** WHAT TO DO **
Scan the material for the string "class" and copy out every line in which it occurs.

** EXERCISE MATERIAL **

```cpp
hipError_t launch_groupnorm_bwd(const float* x, int ld, int N, int HW, int C, const float* gamma, const float* beta,
                                float eps, int silu, const float* dy, int lddy, const float* addend, int ldadd,
                                float* dx, int lddx, uint16_t* dx_b16, hipStream_t s);
hipError_t launch_layernorm_bwd(const float* x, int rows, int C, const float* gamma, float eps, const float* dy,
                                const float* addend, float* dx, uint16_t* dx_b16, hipStream_t s);
hipError_t launch_geglu_fwd(const uint16_t* u, uint16_t* y, long rows, int H, hipStream_t s);
hipError_t launch_geglu_bwd(const uint16_t* u, const float* dy, uint16_t* du, long rows, int H, hipStream_t s);
size_t attention_bwd_ws_floats(int N, int heads, int D, int Tq, int Tk, int lddk, int lddv, bool want_dkv);
hipError_t launch_attention_bwd(const uint16_t* Q, int ldq, const uint16_t* K, int ldk, const uint16_t* Vt, int ldvt,
                                const float* dO, int lddo, uint16_t* dQ, int lddq, uint16_t* dK, int lddk, uint16_t* dV,
                                int lddv, int N, int heads, int D, int Tq, int Tk, float scale, float* ws, hipStream_t s);
hipError_t launch_attention_bwd(const uint16_t* Q, int ldq, const uint16_t* K, int ldk, const uint16_t* Vt, int ldvt,
                                const float* dO, int lddo, uint16_t* dQ, int lddq, uint16_t* dK, int lddk, uint16_t* dV,
                                int lddv, int N, int heads, int D, int Tq, int Tk, float scale, float* ws, int form, hipStream_t s);
hipError_t launch_cls_head_bwd(const float* prob, const float* w, float* dh, uint16_t* dh_b16, int N, int HW, int C, int Cp,
                               hipStream_t s);
hipError_t launch_grad_scale_per_sample(float* x, const float* prob, int N, long per, hipStream_t s);
hipError_t launch_pack_linear_t(const float* w, uint16_t* out, int O, int I, int ldo, int off, hipStream_t s);
hipError_t launch_pack_conv_bwd(const float* w, uint16_t* out, int O, int I, int Opad, hipStream_t s);

hipError_t launch_stem_im2col(const float* x, uint16_t* out, int F, int H, int W, int OH, int OW, int KP, hipStream_t s);
hipError_t launch_maxpool3x3s2(const uint16_t* x, uint16_t* out, int F, int H, int W, int OH, int OW, int C, hipStream_t s);
hipError_t launch_subsample2(const uint16_t* x, uint16_t* out, int F, int H, int W, int C, hipStream_t s);
hipError_t launch_tcat3(const uint16_t* x, uint16_t* out, int F, int T, int HW, int C, hipStream_t s);
hipError_t launch_pack_conv3d_bn(const float* w, const float* gamma, const float* beta, const float* mean,
                                 const float* var, float eps, uint16_t* out, float* bias, int O, int I, int KT, int KH,
                                 int KW, int KP, hipStream_t s);
hipError_t launch_maxpool_time(const float* x, float* out, int B, int T, int C, int k, hipStream_t s);
hipError_t launch_l2norm_rows(float* x, int rows, int C, hipStream_t s);

hipError_t launch_frames_to_tensor(const uint8_t* frames, float* out, uint8_t* tmp, int T, int H, int W, int OH, int OW,
                                   const int* bounds_w, const int* coef_w, int ksize_w, const int* bounds_h,
                                   const int* coef_h, int ksize_h, hipStream_t s);

hipError_t launch_mel_to_stft(const float* mel, int B, int NM, int T, const float* A, const float* At, const float* Pt,
                              float inv_L, int iters, float* S, hipStream_t s);
hipError_t launch_griffinlim(const float* S, const float* phase0, int B, int T, int n_iter, float momentum, const float2* tw,
                             const float* window, const float* wss, float2* angles, float2* reb0, float2* reb1, float* frames,
                             float* y, hipStream_t s);
```

### diff_foley_amd/engine.py

```python
import ctypes as C
import itertools
import os

import torch

_HERE = os.path.dirname(os.path.abspath(__file__))
LIB_PATH = os.path.join(_HERE, "libdfengine.so")
LIB_PATHS = {"bf16": LIB_PATH, "fp16": os.path.join(_HERE, "libdfengine_f16.so")}
OPERAND_DTYPE = {"bf16": torch.bfloat16, "fp16": torch.float16}


def default_precision():
    p = os.environ.get("DF_PRECISION", "fp16")
    if p not in LIB_PATHS:
        raise RuntimeError(f"DF_PRECISION={p!r}: expected one of {sorted(LIB_PATHS)}")
    return p


class GemmDesc(C.Structure):
    _fields_ = [("size", C.c_int64), ("A", C.c_void_p), ("W", C.c_void_p), ("C", C.c_void_p)] + [
        (n, C.c_int) for n in ("M", "N", "K", "lda", "ldc", "out_operand", "conv", "NB", "H", "Wd", "Cin", "stride", "batch", "tile",
                               "splitk", "gm")] + [
        (n, C.c_int64) for n in ("a_bs", "w_bs", "c_bs", "res_bs")] + [
        ("alpha", C.c_float), ("bias", C.c_void_p), ("rowbias", C.c_void_p), ("ld_rowbias", C.c_int), ("rows_per_sample", C.c_int),
        ("rowbias_mode", C.c_int), ("res", C.c_void_p), ("ldr", C.c_int), ("relu", C.c_int), ("silu", C.c_int), ("aux", C.c_void_p),
        ("ld_aux", C.c_int), ("stats", C.c_void_p), ("stats_slots", C.c_int), ("ln_stats", C.c_void_p), ("ln_slots", C.c_int),
        ("ln_C", C.c_int), ("ln_eps", C.c_float), ("ln_cs", C.c_void_p), ("w_rows", C.c_int), ("sm_w", C.c_int),
        ("sm_valid", C.c_int), ("dup_rows", C.c_int), ("no_c_store", C.c_int), ("store_nchw", C.c_int), ("hw_out", C.c_int),
        ("cfg_out", C.c_void_p), ("cfg_scale", C.c_float), ("defer_reduce", C.c_int), ("slabs_out", C.c_void_p),
        ("ups", C.c_int), ("zstuff", C.c_int), ("A2", C.c_void_p), ("lda2", C.c_int), ("Cin2", C.c_int), ("geglu", C.c_int),
        ("vt", C.c_void_p), ("vt_col0", C.c_int), ("vt_T", C.c_int), ("ldvt", C.c_int)]

    def __init__(self, **kw):
        kw.setdefault("alpha", 1.0)
        super().__init__(size=C.sizeof(GemmDesc), **kw)


class GemmTile(C.Structure):
    _fields_ = [("size", C.c_int64), ("name", C.c_char_p)] + [(n, C.c_int) for n in ("family", "bm", "bn", "dma_threads", "ring", "modes")]


TILE_FAMILIES = ("generic", "halo", "ps", "pgeglu", "wgeglu", "retired")


def gemm_tiles(L=None):
    L = L or lib()
    out, t = {}, GemmTile(size=C.sizeof(GemmTile))
    while L.df_test_gemm_tile_info(len(out), C.byref(t)) == 0:
        out[len(out)] = dict(name=t.name.decode(), family=TILE_FAMILIES[t.family], bm=t.bm, bn=t.bn, dma_threads=t.dma_threads,
                             ring=t.ring, modes=tuple(m for m in range(4) if t.modes >> m & 1))
    return out


class UNetConfig(C.Structure):
    _fields_ = [("in_channels", C.c_int), ("out_channels", C.c_int), ("model_channels", C.c_int),
                ("num_res_blocks", C.c_int), ("channel_mult", C.c_int * 8), ("n_mult", C.c_int),
                ("attention_resolutions", C.c_int * 8), ("n_attn", C.c_int), ("num_heads", C.c_int),
                ("context_dim", C.c_int)]


class VaeConfig(C.Structure):
    _fields_ = [("z_channels", C.c_int), ("embed_dim", C.c_int), ("ch", C.c_int), ("num_res_blocks", C.c_int),
                ("out_ch", C.c_int), ("ch_mult", C.c_int * 8), ("n_mult", C.c_int), ("scale_factor", C.c_float)]


class CondConfig(C.Structure):
    _fields_ = [("origin_dim", C.c_int), ("embed_dim", C.c_int), ("seq_len", C.c_int)]


class CavpConfig(C.Structure):
    _fields_ = [("stage_blocks", C.c_int * 4), ("base_channels", C.c_int), ("embed_dim", C.c_int)]


_libs = {}
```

** WRITTEN RESPONSE **
class GemmDesc(C.Structure):
class GemmTile(C.Structure):
class UNetConfig(C.Structure):
class VaeConfig(C.Structure):
class CondConfig(C.Structure):
class CavpConfig(C.Structure):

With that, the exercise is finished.